# srihari-humbarwadi/retinanet-tensorflow2.x

Hardware: AMD Instinct MI355X
Metric: images/sec train, ResNet50-640 RetinaNet data-parallel step (encode + fwd + loss + bwd + clip + all-reduce + SGD/EMA); inference images/s under `infer` (higher is better)
Workload: dtype bf16; 1 GPU; ResNet50-640x640 bf16 training, 32 images/GPU (BASELINE configs[2] shard: global batch 32), resnet_initial frozen, single GPU; global_batch=32, parallelism=dp1, rccl_ranks=1, comm=torch, syncbn_messages=0

## Files before the change

retinanet-tensorflow2.x_amd/csrc/rn_train.hip:

```cpp
#include "rn_common.h"

#define TR_THREADS 256

struct bf8 { float v[8]; };
__device__ __forceinline__ bf8 unpack8(uint4 u) {
  bf8 r;
  r.v[0] = rn_bf16_to_f32((uint16_t)(u.x & 0xffffu)); r.v[1] = rn_bf16_to_f32((uint16_t)(u.x >> 16));
  r.v[2] = rn_bf16_to_f32((uint16_t)(u.y & 0xffffu)); r.v[3] = rn_bf16_to_f32((uint16_t)(u.y >> 16));
  r.v[4] = rn_bf16_to_f32((uint16_t)(u.z & 0xffffu)); r.v[5] = rn_bf16_to_f32((uint16_t)(u.z >> 16));
  r.v[6] = rn_bf16_to_f32((uint16_t)(u.w & 0xffffu)); r.v[7] = rn_bf16_to_f32((uint16_t)(u.w >> 16));
  return r;
}
__device__ __forceinline__ uint4 pack8(const bf8& r) {
  uint4 u;
  u.x = rn_pack_bf16x2(r.v[0], r.v[1]); u.y = rn_pack_bf16x2(r.v[2], r.v[3]);
  u.z = rn_pack_bf16x2(r.v[4], r.v[5]); u.w = rn_pack_bf16x2(r.v[6], r.v[7]);
  return u;
}
__device__ __forceinline__ float act_mask(float z, int act) {
  if (act == RN_ACT_RELU) return z > 0.0f ? 1.0f : 0.0f;
  if (act == RN_ACT_RELU6) return (z > 0.0f && z < 6.0f) ? 1.0f : 0.0f;
  return 1.0f;
}
__device__ __forceinline__ float act_mask_u(float u, int act) {
  if (act == RN_ACT_RELU) return u > 0.0f ? 1.0f : 0.0f;
  if (act == RN_ACT_RELU6) {
    const float ub = rn_rb(u);
    return (ub > 0.0f && ub < 6.0f) ? 1.0f : 0.0f;
  }
  return 1.0f;
}
__device__ __forceinline__ float act_deriv(float z, float u, int act) {
  if (act == RN_ACT_SWISH) {
    const float sg = 1.0f / (1.0f + __expf(-u));
    return sg + u * sg * (1.0f - sg);
  }
  return act_mask(z, act);
}

enum { G_GENERIC = 0, G_NONE = 1, G_U_RELU = 2, G_U_RELU6 = 3, G_Z_RELU = 4, G_Z_RELU6 = 5, G_SWISH = 6, G_MASK = 7,
       G_SWISH_RES = 8 };
__device__ __forceinline__ float bn_swish_input(float u, float res) { return rn_rb(rn_rb(u) + res); }
template <int G>
__device__ __forceinline__ float grad_gate(float dz, float z, float u, int act, bool from_u) {
  if (G == G_NONE || G == G_MASK) return dz;
  if (G == G_U_RELU) return u > 0.0f ? dz : 0.0f;
  if (G == G_U_RELU6) {
    const float ub = rn_rb(u);
    return (ub > 0.0f && ub < 6.0f) ? dz : 0.0f;
  }
  if (G == G_Z_RELU) return z > 0.0f ? dz : 0.0f;
  if (G == G_Z_RELU6) return (z > 0.0f && z < 6.0f) ? dz : 0.0f;
  if (G == G_SWISH || G == G_SWISH_RES) {
    const float sg = __builtin_amdgcn_rcpf(1.0f + __expf(-u));
    return dz * (sg + u * sg * (1.0f - sg));
  }
  return act == RN_ACT_NONE ? dz : dz * (from_u ? act_mask_u(u, act) : act_deriv(z, u, act));
}
static int bn_gate_mode(const rn_bn_problem* p) {
  if (p->act == RN_ACT_NONE) return G_NONE;
  int with_res = 0;
  for (int i = 0; i < p->num_segments; ++i) with_res += p->seg[i].residual ? 1 : 0;
  if (with_res != 0 && with_res != p->num_segments) return G_GENERIC;
  if (p->act == RN_ACT_SWISH) return with_res ? G_SWISH_RES : G_SWISH;
  if (with_res == 0) return p->act == RN_ACT_RELU ? G_U_RELU : (p->act == RN_ACT_RELU6 ? G_U_RELU6 : G_GENERIC);
  int with_mask = 0;
  for (int i = 0; i < p->num_segments; ++i) with_mask += p->seg[i].act_mask ? 1 : 0;
  if (with_mask == p->num_segments && (p->act == RN_ACT_RELU || p->act == RN_ACT_RELU6)) return G_MASK;
  return p->act == RN_ACT_RELU ? G_Z_RELU : (p->act == RN_ACT_RELU6 ? G_Z_RELU6 : G_GENERIC);
}
#define BN_DISPATCH_GATE(mode_, CALL_)                  \
  switch (mode_) {                                      \
    case G_NONE: CALL_(G_NONE); break;                  \
    case G_U_RELU: CALL_(G_U_RELU); break;              \
    case G_U_RELU6: CALL_(G_U_RELU6); break;            \
    case G_Z_RELU: CALL_(G_Z_RELU); break;              \
    case G_Z_RELU6: CALL_(G_Z_RELU6); break;            \
    case G_SWISH: CALL_(G_SWISH); break;                \
    case G_MASK: CALL_(G_MASK); break;                  \
    case G_SWISH_RES: CALL_(G_SWISH_RES); break;        \
    default: CALL_(G_GENERIC); break;                   \
  }

static int tr_blocks(long long items, int cap = 8192) {
  long long b = rn_cdiv(items, TR_THREADS);
  if (b > cap) b = cap;
  if (b < 1) b = 1;
  return (int)b;
}

struct BnSegDev {
  const uint4* y; uint4* z; const uint4* residual; const uint4* dz; uint4* dy; uint4* dres;
  float* sums; float* fwd; float* bsums;
  const float* gamma; const float* beta; float* moving_mean; float* moving_var; float* dgamma; float* dbeta;
  long long P;
  int C, dres_accumulate, chunks, rows_per_chunk;
  int slab_groups, nslab;
  const float* sample_scale; long long rows_per_sample;
  unsigned char* mask;
  float* colsum;
};
struct BnArgs {
  int nseg, act, bessel, mode, fuse_finalize;
  int chunk_u;
  float eps, momentum, count_scale;
  float* ws;
  long long ws_off[RN_CONV_MAX_SEGMENTS];
  int ks[RN_CONV_MAX_SEGMENTS];
  long long cnt_off[RN_CONV_MAX_SEGMENTS], slot_off[RN_CONV_MAX_SEGMENTS], total_bytes;
  BnSegDev seg[RN_CONV_MAX_SEGMENTS];
};
#define BN_KS_MAX 32
#define BN_KS_CHUNKS 512

template <int G, int SGT = 0>
__global__ void __launch_bounds__(TR_THREADS) bn_colreduce_kernel(const BnArgs a) {
  const BnSegDev& s = a.seg[blockIdx.z];
  const int chunk = blockIdx.x;
  const int slab = blockIdx.y;
  if (chunk >= s.chunks || slab >= s.nslab) return;
  const int C8 = s.C >> 3;
  const int SG = SGT ? SGT : s.slab_groups, RL = TR_THREADS / SG;
  const int rl = threadIdx.x / SG, cg = threadIdx.x - rl * SG;
  const int c8 = slab * SG + cg;
  const bool live = c8 < C8 && rl < RL;
  const long long r0 = (long long)chunk * s.rows_per_chunk;
  long long r1 = r0 + s.rows_per_chunk;
  if (r1 > s.P) r1 = s.P;
  float s0[8], s1[8];
#pragma unroll
  for (int q = 0; q < 8; ++q) s0[q] = s1[q] = 0.0f;
  float mean[8], istd[8], scq[8], shq[8];
  if (G >= 0 && live) {
#pragma unroll
    for (int q = 0; q < 8; ++q) {
      mean[q] = s.fwd[0 * s.C + c8 * 8 + q];
      istd[q] = s.fwd[1 * s.C + c8 * 8 + q];
      scq[q] = s.fwd[2 * s.C + c8 * 8 + q];
      shq[q] = s.fwd[3 * s.C + c8 * 8 + q];
    }
  }
  if (live) {
    for (long long r = r0 + rl; r < r1; r += RL) {
      const long long o = r * C8 + c8;
      const bf8 y = unpack8(s.y[o]);
      if (G < 0) {
#pragma unroll
        for (int q = 0; q < 8; ++q) {
          s0[q] += y.v[q];
          s1[q] += y.v[q] * y.v[q];
        }
      } else {
        const bf8 dz = unpack8(s.dz[o]);
        const bool from_u = !s.residual && (a.act == RN_ACT_RELU || a.act == RN_ACT_RELU6);
        constexpr bool need_z = G == G_Z_RELU || G == G_Z_RELU6 || G == G_GENERIC;
        bf8 z;
        if (need_z && (G != G_GENERIC || (a.act != RN_ACT_NONE && a.act != RN_ACT_SWISH && !from_u))) z = unpack8(s.z[o]);
        unsigned bits = 0xffu;
        if (G == G_MASK) bits = s.mask[o];
        const bool swish_res = G == G_SWISH_RES || (G == G_GENERIC && a.act == RN_ACT_SWISH && s.residual != nullptr);
        bf8 res;
        if (swish_res) res = unpack8(s.residual[o]);
        float m = 1.0f;
        if (s.sample_scale) m = s.sample_scale[(int)r / (int)s.rows_per_sample];
#pragma unroll
        for (int q = 0; q < 8; ++q) {
          float u = y.v[q] * scq[q] + shq[q];
          if (swish_res) u = bn_swish_input(u, res.v[q]);
          float g = grad_gate<G < 0 ? 0 : G>(dz.v[q], z.v[q], u, a.act, from_u) * m;
          if (G == G_MASK) g = ((bits >> q) & 1u) ? g : 0.0f;
          s0[q] += g;
          s1[q] += g * ((y.v[q] - mean[q]) * istd[q]);
        }
      }
    }
  }
  __shared__ float red[SGT == 8 ? 2 * 32 * 65 : 2 * (TR_THREADS * 8 + TR_THREADS)];
  const int W = SG * 8 + 1;
  if (rl < RL) {
#pragma unroll
    for (int q = 0; q < 8; ++q) {
      red[rl * W + cg * 8 + q] = s0[q];
      red[RL * W + rl * W + cg * 8 + q] = s1[q];
    }
  }
  __syncthreads();
  for (int t = threadIdx.x; t < 2 * SG * 8; t += TR_THREADS) {
    const int which = t >= SG * 8 ? 1 : 0, c = t - which * SG * 8;
    float v = 0.0f;
    for (int r = 0; r < RL; ++r) v += red[which * RL * W + r * W + c];
    const int ch = slab * SG * 8 + c;
    if (ch < s.C) a.ws[a.ws_off[blockIdx.z] + ((long long)chunk * 2 + which) * s.C + ch] = v;
  }
}

static void bn_slab_plan(int C8, int chunks, int* slab_groups, int* nslab) {
  const int old_n = (C8 + 7) / 8;
  auto score = [&](int n) {
    const int g = (C8 + n - 1) / n;
    return (double)C8 * (TR_THREADS / g) / ((double)n * TR_THREADS);
  };
  *slab_groups = C8 < 8 ? C8 : 8;
  *nslab = old_n;
  if (C8 >= 8 && (double)C8 / (8.0 * old_n) >= 0.95) return;
  double best = 0.0;
  for (int n = 1; n <= old_n; ++n) {
    const int g = (C8 + n - 1) / n;
    if (g > 64 || (g < 8 && n > 1)) continue;
    if (score(n) > best) best = score(n);
  }
  for (int n = 1; n <= old_n; ++n) {
    const int g = (C8 + n - 1) / n;
    if (g > 64 || (g < 8 && n > 1) || score(n) < best - 0.01) continue;
    if ((long long)chunks * n >= 512 || C8 < 8) {
      *slab_groups = g;
      *nslab = n;
      return;
    }
  }
}

__device__ __forceinline__ void bn_finalize_channel(const BnArgs& a, const BnSegDev& s, int c, double sum, double sumsq) {
  const double n = (double)s.P * (double)a.count_scale;
  const double mean = sum / n;
  double var = sumsq / n - mean * mean;
  if (var < 0.0) var = 0.0;
  const float istd = (float)(1.0 / sqrt(var + (double)a.eps));
  const float sc = s.gamma[c] * istd;
  s.fwd[0 * s.C + c] = (float)mean;
  s.fwd[1 * s.C + c] = istd;
  s.fwd[2 * s.C + c] = sc;
  s.fwd[3 * s.C + c] = s.beta[c] - (float)mean * sc;
  if (s.moving_mean) {
    const double vm = a.bessel && n > 1.0 ? var * n / (n - 1.0) : var;
    s.moving_mean[c] = s.moving_mean[c] * a.momentum + (float)mean * (1.0f - a.momentum);
    s.moving_var[c] = s.moving_var[c] * a.momentum + (float)vm * (1.0f - a.momentum);
  }
}

template <int CH>
__global__ void __launch_bounds__(1024) bn_colreduce_final_kernel(const BnArgs a) {
  constexpr int LANES = 1024 / CH, PER = LANES / 16;
  const BnSegDev& s = a.seg[blockIdx.y];
  __shared__ double red[2][LANES][CH + 1];
  __shared__ double red2[2][16][CH + 1];
  const int cl = threadIdx.x & (CH - 1), lane = threadIdx.x / CH;
  const int c = blockIdx.x * CH + cl;
  double t0 = 0.0, t1 = 0.0;
  if (c < s.C) {
    const float* p = a.ws + a.ws_off[blockIdx.y];
#pragma unroll 8
    for (int k = lane; k < s.chunks; k += LANES) {
      t0 += (double)p[((long long)k * 2 + 0) * s.C + c];
      t1 += (double)p[((long long)k * 2 + 1) * s.C + c];
    }
  }
  red[0][lane][cl] = t0;
  red[1][lane][cl] = t1;
  __syncthreads();
  if (threadIdx.x < 2 * 16 * CH) {
    const int which = threadIdx.x / (16 * CH), rem = threadIdx.x - which * (16 * CH);
    const int grp = rem / CH, ch = rem - grp * CH;
    double t = 0.0;
#pragma unroll
    for (int j = 0; j < PER; ++j) t += red[which][grp * PER + j][ch];
    red2[which][grp][ch] = t;
  }
  __syncthreads();
  if (threadIdx.x < 2 * CH) {
    const int which = threadIdx.x / CH, ch = threadIdx.x - which * CH;
    const int cc = blockIdx.x * CH + ch;
    if (cc < s.C) {
      double t = 0.0;
#pragma unroll
      for (int j = 0; j < 16; ++j) t += red2[which][j][ch];
      float* out = a.mode == 0 ? s.sums : s.bsums;
      out[which * s.C + cc] = (float)t;
      if (a.mode == 1) {
        float* gp = which == 0 ? s.dbeta : s.dgamma;
        if (gp) gp[cc] = (float)t;
      }
      red2[which][0][ch] = (double)(float)t;
    }
  }
  if (a.fuse_finalize) {
    __syncthreads();
    if (threadIdx.x < CH && c < s.C) bn_finalize_channel(a, s, c, red2[0][0][cl], red2[1][0][cl]);
  }
}
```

**PROBLEM TO SOLVE:**
Answer with a number only: how many lines above have the word "LANES"?

**OUTPUT OF THE TASK:**
3